# TASK INSTRUCTIONS
Your answer should be one number: the count of lines below that contain "npro".

# Saved data entries
^^^^^^^^^^^^^^^^

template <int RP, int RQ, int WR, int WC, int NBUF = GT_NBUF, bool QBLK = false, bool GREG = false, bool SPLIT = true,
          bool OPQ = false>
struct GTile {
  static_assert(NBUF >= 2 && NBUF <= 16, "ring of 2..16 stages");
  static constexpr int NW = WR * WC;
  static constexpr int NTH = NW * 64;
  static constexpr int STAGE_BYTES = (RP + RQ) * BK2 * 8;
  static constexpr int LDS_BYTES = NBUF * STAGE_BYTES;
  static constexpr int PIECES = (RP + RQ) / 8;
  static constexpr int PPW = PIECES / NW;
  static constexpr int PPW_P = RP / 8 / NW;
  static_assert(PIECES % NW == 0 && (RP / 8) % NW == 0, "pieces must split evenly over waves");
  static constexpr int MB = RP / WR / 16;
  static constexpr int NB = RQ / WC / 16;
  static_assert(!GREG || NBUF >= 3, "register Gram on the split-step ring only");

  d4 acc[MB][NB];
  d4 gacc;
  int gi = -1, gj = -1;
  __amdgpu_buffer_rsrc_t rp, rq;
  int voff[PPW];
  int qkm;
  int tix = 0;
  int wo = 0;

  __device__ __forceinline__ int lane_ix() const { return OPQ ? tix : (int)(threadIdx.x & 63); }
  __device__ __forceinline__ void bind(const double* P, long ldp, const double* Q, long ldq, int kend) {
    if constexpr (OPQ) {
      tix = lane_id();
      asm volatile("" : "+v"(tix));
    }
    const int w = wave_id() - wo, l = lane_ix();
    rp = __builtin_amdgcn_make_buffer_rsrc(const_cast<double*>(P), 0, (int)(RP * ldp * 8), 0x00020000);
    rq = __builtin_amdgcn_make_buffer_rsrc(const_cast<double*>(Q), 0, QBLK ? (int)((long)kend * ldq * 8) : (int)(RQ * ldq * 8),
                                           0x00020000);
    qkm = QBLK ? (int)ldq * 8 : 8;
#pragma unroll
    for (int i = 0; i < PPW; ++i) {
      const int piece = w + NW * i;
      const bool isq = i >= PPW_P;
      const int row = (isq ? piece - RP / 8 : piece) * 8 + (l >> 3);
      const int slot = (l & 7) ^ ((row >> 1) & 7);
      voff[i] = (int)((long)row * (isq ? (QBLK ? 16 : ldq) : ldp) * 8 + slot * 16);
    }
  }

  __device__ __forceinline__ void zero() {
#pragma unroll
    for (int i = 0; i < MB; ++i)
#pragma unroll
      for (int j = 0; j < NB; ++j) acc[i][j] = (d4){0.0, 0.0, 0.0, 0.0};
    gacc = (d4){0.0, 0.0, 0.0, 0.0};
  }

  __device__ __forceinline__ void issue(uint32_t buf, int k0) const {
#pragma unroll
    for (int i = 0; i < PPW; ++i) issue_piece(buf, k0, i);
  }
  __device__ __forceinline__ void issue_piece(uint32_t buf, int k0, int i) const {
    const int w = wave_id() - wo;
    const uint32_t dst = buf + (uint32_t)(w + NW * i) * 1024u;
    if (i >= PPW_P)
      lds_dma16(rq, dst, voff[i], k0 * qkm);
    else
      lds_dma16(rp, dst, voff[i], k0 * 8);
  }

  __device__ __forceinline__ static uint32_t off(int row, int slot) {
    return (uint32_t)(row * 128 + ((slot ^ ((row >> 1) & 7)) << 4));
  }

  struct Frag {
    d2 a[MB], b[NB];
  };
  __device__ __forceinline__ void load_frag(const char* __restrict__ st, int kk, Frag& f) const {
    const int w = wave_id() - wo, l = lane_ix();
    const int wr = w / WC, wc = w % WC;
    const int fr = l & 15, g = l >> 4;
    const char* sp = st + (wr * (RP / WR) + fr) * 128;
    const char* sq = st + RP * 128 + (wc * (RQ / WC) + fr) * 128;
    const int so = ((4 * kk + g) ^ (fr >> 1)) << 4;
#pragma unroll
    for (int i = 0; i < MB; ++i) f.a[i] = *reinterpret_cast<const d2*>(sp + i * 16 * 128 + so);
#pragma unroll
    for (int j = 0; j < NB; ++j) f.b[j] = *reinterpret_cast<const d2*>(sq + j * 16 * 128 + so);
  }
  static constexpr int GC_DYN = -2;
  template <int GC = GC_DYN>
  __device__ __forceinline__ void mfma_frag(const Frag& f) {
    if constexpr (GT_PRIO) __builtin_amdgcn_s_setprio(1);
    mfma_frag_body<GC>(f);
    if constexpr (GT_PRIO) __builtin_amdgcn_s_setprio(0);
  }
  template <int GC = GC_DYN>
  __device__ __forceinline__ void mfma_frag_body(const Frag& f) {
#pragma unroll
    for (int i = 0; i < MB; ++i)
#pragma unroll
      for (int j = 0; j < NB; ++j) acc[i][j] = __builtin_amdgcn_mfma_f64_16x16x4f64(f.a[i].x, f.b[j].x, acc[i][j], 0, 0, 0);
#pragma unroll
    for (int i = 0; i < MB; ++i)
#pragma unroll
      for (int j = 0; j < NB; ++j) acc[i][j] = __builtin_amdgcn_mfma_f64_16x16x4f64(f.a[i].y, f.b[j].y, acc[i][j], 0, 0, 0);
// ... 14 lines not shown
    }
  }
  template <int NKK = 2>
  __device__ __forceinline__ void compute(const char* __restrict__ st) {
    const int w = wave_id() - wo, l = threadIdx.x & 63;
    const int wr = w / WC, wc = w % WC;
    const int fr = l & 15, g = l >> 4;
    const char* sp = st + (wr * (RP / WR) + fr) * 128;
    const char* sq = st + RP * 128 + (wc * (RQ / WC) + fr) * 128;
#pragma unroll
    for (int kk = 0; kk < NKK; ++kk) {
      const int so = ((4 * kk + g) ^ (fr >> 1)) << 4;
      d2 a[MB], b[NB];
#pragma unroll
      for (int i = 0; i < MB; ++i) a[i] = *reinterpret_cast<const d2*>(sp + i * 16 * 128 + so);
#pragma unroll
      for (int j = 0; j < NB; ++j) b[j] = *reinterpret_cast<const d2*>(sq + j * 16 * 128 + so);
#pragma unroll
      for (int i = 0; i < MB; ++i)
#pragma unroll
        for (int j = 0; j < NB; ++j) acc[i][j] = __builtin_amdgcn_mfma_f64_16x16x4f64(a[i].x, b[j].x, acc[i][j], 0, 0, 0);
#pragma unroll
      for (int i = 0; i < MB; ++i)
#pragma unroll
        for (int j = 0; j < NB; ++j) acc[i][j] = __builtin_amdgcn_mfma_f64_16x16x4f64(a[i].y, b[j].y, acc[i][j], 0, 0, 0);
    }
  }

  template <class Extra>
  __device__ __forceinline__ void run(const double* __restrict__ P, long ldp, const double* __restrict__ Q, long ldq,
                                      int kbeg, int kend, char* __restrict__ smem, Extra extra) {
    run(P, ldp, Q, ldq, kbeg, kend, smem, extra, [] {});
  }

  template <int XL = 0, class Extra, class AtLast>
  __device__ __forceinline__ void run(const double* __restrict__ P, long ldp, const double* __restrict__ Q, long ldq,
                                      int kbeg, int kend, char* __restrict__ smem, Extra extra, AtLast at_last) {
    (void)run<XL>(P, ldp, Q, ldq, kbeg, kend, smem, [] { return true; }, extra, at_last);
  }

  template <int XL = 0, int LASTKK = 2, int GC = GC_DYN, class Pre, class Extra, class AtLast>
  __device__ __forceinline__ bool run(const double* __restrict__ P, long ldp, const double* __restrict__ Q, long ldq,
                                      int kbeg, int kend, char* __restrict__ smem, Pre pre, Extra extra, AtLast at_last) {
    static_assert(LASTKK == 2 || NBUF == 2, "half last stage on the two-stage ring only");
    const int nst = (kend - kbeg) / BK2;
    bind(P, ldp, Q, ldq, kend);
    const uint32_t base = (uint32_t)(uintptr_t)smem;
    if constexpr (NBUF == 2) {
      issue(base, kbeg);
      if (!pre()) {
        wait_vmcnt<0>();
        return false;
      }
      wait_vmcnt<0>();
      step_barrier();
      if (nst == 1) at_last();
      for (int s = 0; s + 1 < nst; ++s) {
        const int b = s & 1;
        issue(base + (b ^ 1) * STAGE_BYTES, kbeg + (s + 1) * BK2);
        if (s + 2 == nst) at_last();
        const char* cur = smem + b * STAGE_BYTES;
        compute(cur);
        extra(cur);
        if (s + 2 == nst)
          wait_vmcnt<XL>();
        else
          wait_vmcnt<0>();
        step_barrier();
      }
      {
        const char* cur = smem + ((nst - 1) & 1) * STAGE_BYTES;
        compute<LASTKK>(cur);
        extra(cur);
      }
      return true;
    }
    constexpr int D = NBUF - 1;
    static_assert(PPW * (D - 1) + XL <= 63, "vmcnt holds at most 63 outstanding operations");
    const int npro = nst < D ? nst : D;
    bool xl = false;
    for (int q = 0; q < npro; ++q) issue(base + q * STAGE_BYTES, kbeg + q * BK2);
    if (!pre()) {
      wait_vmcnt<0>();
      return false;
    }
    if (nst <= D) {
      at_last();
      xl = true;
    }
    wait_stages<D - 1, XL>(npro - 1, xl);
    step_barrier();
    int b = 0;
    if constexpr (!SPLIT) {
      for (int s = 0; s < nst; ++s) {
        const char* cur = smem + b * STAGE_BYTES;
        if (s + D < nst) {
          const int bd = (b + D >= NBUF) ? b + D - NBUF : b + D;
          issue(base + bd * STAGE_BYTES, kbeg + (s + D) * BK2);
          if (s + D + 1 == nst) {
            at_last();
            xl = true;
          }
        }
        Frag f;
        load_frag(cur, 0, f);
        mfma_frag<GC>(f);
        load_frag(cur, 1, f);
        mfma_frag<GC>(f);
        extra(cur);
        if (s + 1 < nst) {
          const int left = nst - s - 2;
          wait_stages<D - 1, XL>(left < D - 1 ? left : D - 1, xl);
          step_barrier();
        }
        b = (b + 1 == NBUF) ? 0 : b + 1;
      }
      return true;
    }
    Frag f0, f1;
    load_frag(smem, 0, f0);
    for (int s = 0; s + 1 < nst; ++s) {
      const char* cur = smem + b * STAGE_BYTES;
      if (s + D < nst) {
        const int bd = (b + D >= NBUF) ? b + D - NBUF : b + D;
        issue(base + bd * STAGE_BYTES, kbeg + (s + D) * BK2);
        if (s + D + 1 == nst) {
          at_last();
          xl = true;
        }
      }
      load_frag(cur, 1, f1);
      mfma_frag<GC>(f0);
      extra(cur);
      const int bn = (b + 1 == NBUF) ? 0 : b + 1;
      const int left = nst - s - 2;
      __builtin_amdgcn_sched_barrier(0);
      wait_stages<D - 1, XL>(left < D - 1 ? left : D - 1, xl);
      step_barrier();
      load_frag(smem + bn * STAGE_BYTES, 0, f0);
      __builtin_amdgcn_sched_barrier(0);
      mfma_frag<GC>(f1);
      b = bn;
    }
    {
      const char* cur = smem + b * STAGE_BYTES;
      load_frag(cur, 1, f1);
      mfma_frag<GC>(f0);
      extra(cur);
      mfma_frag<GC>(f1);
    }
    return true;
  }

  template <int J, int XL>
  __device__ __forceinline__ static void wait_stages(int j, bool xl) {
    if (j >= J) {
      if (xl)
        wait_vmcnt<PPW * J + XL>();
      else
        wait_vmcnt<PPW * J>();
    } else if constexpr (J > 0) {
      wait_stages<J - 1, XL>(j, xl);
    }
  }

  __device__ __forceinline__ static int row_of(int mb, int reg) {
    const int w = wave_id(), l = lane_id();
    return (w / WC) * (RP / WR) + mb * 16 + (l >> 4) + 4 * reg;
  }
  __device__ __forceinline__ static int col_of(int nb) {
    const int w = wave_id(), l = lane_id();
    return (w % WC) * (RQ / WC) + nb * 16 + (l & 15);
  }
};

^^^^^^^^^^^^^^^^

# WRITTEN RESPONSE
3